Если вспомнить собственное детство, то куда нас только не "бросали": и осклизлую капусту в овощехранилище перебирать, и макулатуру собирать, и помойки выгребать, а уж металлолом! Выть хочется, вспоминая горы старых кроватей и изъеденных ржавчиной детских санок загромождающих школьные дворы.

И всё время пионеры и комсомольцы помогали родине, подшефному колхозу, армии, лично дедушке Брежневу, а на вырученные средства собирали посылки голодающим детям Анголы, Вьетнама, Южной Африки и ещё не помню кому.

Могу представить, как они объедались на эти деньги.

Современную молодежь на такие штуки не проймешь – чёрствые! Надо же, им почему-то ничуть не жаль умирающих от голода в Суринаме. Интересно почему?

Вот и приходится местному фермеру, когда он нуждается в рабочей силе кланяться местному главе администрации. Тот же, особо не заморачиваясь, набирает номер телефона директора школы и отдает приказ. И всё: наши запуганные подхалимы директора, судорожно цепляющиеся за скудные школьные кормушки, способны даже на опыты отдать детей лишь бы только угодить своим царькам.

В тот год у нас директорствовала Анна Гестаповна. Конечно же, у неё было другое отчество, но стоило только этому "фюреру" впервые переступить порог школы, как наблюдательные дети мгновенно прицепили стервятнице кличку. Прозвище так к ней приклеилось, что в разговорах между собой её иначе и не называли.

Тощая, со зверским выражением на редкость непривлекательного лица да ещё с нелепыми претензиями на высокомерность Анна Гестаповна вошла в многочисленную плеяду наших директоров как самый мерзкий и противный экземпляр.

Баба пробилась к власти из простых учителей, минуя даже стадию завучей, поэтому обладала просто уникальной несговорчивостью: любое даже самое разумное возражение она воспринимала как личное оскорбление, покушение на её с таким трудом завоеванное место. Мстила долго, с наслаждением втаптывая человека в грязь и пакостя по мелочам. Короче, с таким дерьмом связываться было себе дороже.

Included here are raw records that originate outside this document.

+      const int rem = tile - (int)p.n * tiles_per_frame;
+      const int ty = rem / g.tiles_x, tx = rem - ty * g.tiles_x;
+      const int a = ty * (DG_PH - 1) + al, b = tx * (DG_PW - 1) + bl;
+      p.oy = 2 * a + half; p.ox = 2 * b + c2;
+      p.frame = al < DG_PH - 1 && bl < DG_PW - 1 && a < g.RA && b < g.RB && p.oy < g.OHp && p.ox < g.OWp;
+      p.inner = p.frame && p.oy < g.H1 && p.ox < g.W1;
+      return p;
+    };
+    auto load_gates = [&](int tile, uint4 (&gate)[2][4]) {
+#pragma unroll
+      for (int c2 = 0; c2 < 2; ++c2) {
+        const Pix p = pixel(tile, c2);
+        const long long gpix = p.inner ? (p.n * g.H1 + p.oy) * g.W1 + p.ox : 0;
+        gate[c2][0] = cv_ld32_nc(y1 + gpix * 32, gate[c2][1]);
+        gate[c2][2] = cv_ld32_nc(y1 + gpix * 32 + 16, gate[c2][3]);
+      }
+    };
     uint32_t lt = 0;
     for (int tile = blockIdx.x; tile < g.num_tiles; tile += gridDim.x, ++lt) {
       const uint32_t acc = lt & 1;
-      const int n = tile / tiles_per_frame, rem = tile - n * tiles_per_frame;
-      const int ty = rem / g.tiles_x, tx = rem - ty * g.tiles_x;
-      const int a = ty * (DG_PH - 1) + al, b = tx * (DG_PW - 1) + bl;
-      const bool row_ok = al < DG_PH - 1 && bl < DG_PW - 1 && a < g.RA && b < g.RB;
-      bool okc[2];
-      long long opixc[2], dpixc[2];
       uint4 gate[2][4];
-#pragma unroll
-      for (int c2 = 0; c2 < 2; ++c2) {
-        const int oy = 2 * a + half, ox = 2 * b + c2;
-        okc[c2] = row_ok && oy < g.H1 && ox < g.W1;
-        opixc[c2] = okc[c2] ? ((long long)n * g.H1 + oy) * g.W1 + ox : 0;
-        dpixc[c2] = okc[c2] ? ((long long)n * g.OHp + oy) * g.OWp + ox : 0;
-        const uint4* gp = reinterpret_cast<const uint4*>(y1 + opixc[c2] * 32);
-#pragma unroll
-        for (int j = 0; j < 4; ++j) gate[c2][j] = __ldg(gp + j);
-      }
+      load_gates(tile, gate);
       cv_mbar_wait(tfull_bar(acc), (lt >> 1) & 1);
       cv_fence_after();
 #pragma unroll
       for (int c2 = 0; c2 < 2; ++c2) {
         const int cls = 2 * half + c2;
-        const bool ok = okc[c2];
-        const long long opix = dpixc[c2];
+        const Pix p = pixel(tile, c2);
+        const bool ok = p.inner;
+        const long long opix = p.frame ? (p.n * g.OHp + p.oy) * g.OWp + p.ox : 0;
         uint32_t r2[2][16];
         cv_ld16_nowait(tmem_base + acc * ACC_COLS + ((uint32_t)(q * 32) << 16) + cls * 32, r2[0]);
         cv_ld16_nowait(tmem_base + acc * ACC_COLS + ((uint32_t)(q * 32) << 16) + cls * 32 + 16, r2[1]);
@@ -582,6 +612,10 @@
 #pragma unroll
         for (int c0 = 0; c0 < 32; c0 += 16) {
           const uint32_t (&rr)[16] = r2[c0 / 16];
+          if (p.frame && !ok) {
+            const uint32_t zero[8] = {0, 0, 0, 0, 0, 0, 0, 0};
+            cv_st32(dy1 + opix * 32 + c0, zero);
+          }
           if (!ok) continue;
           const uint4 g0 = gate[c2][c0 / 8], g1 = gate[c2][c0 / 8 + 1];
           const __nv_bfloat162* h0 = reinterpret_cast<const __nv_bfloat162*>(&g0);
@@ -684,6 +718,7 @@
 
 template <int BN, int NTAPS>
 static int cv_launch(const ConvGeom& g, const ActView& view, const void* wpacked, const ConvEpi& ep, cudaStream_t st) {
+  TACORL_REQUIRE(((uintptr_t)ep.gate & 31) == 0, "conv_tc: ReLU gate must be 32-byte aligned");
   CUtensorMap tw, ta;
   int rc = cv_weight_tmap(&tw, wpacked, g.ntaps, BN);
   if (rc) return rc;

И вот в один из особо жарких июньских дней Гестаповна пригласила меня в кабинет. Перекрестившись про себя, я осторожно переступила порог "пыточной": кроме всяческих гадостей мне ждать от неё было нечего. И я оказалась права.

– У Морозова (это наш местный плантатор) травой поля зарастают, – пробурив меня недовольным взглядом, рявкнула она. – Соберите детей и завтра на прополку.

– А...

– Вы поняли приказ?

– Да, – малодушно проблеяла я.

– Выполняйте! И помните, что я здесь директор, а не вы.

Кто бы в этом усомнился? Чтобы подчеркнуть свою значимость, Гестаповна приказывала учителям вытягиваться по стойке смирно, когда она заглядывала в кабинет. И если ты, на ходу роняя журнал и очки, не подскакивала с места, когда её мерзкая физиономия показывалась в дверях, садистка на протяжении месяца изводила ослушницу придирками и нелепыми поручениями.

Собрать детей в середине июня – задача не из простых. Они ведь на каникулах, и вовсе не жаждут полоть сурепку на полях. Напрасно я трезвонила по всем номерам телефонов, которые у меня были, умные подростки, увидев кому понадобились, элементарно отключались. И все же нашлись и те, что по неосторожности или простодушию попались в закинутые сети. Какие только причины отказа не называли в спешке бедолаги, но я ведь недаром почти тридцать лет в школе, мне перечить тоже нелегко.

В результате к 7 часам утра к школе подтянулись несколько во весь рот зевающих десятиклассников: три мальчика и пять девочек. Причем двое без тяпок. Это всегда так. Приглашаешь мести – волокут ведра, белить деревья – надрываются под лопатами. Дети, что с них взять!

Но опытного педагога не обмануть. Я заранее вооружилась пятью тяпками, точно зная, что минимум две принесенные из дома сломаются через пять минут работы. Так и представляется картина: ночь, весь городок мирно спит, а в уединении сараев при свете луны хитрые дети тихонько подпиливают тяпки. Да так, чтобы с виду орудия труда были целыми, но стоило ими замахнуться, как они рассыпались бы как стеклянные.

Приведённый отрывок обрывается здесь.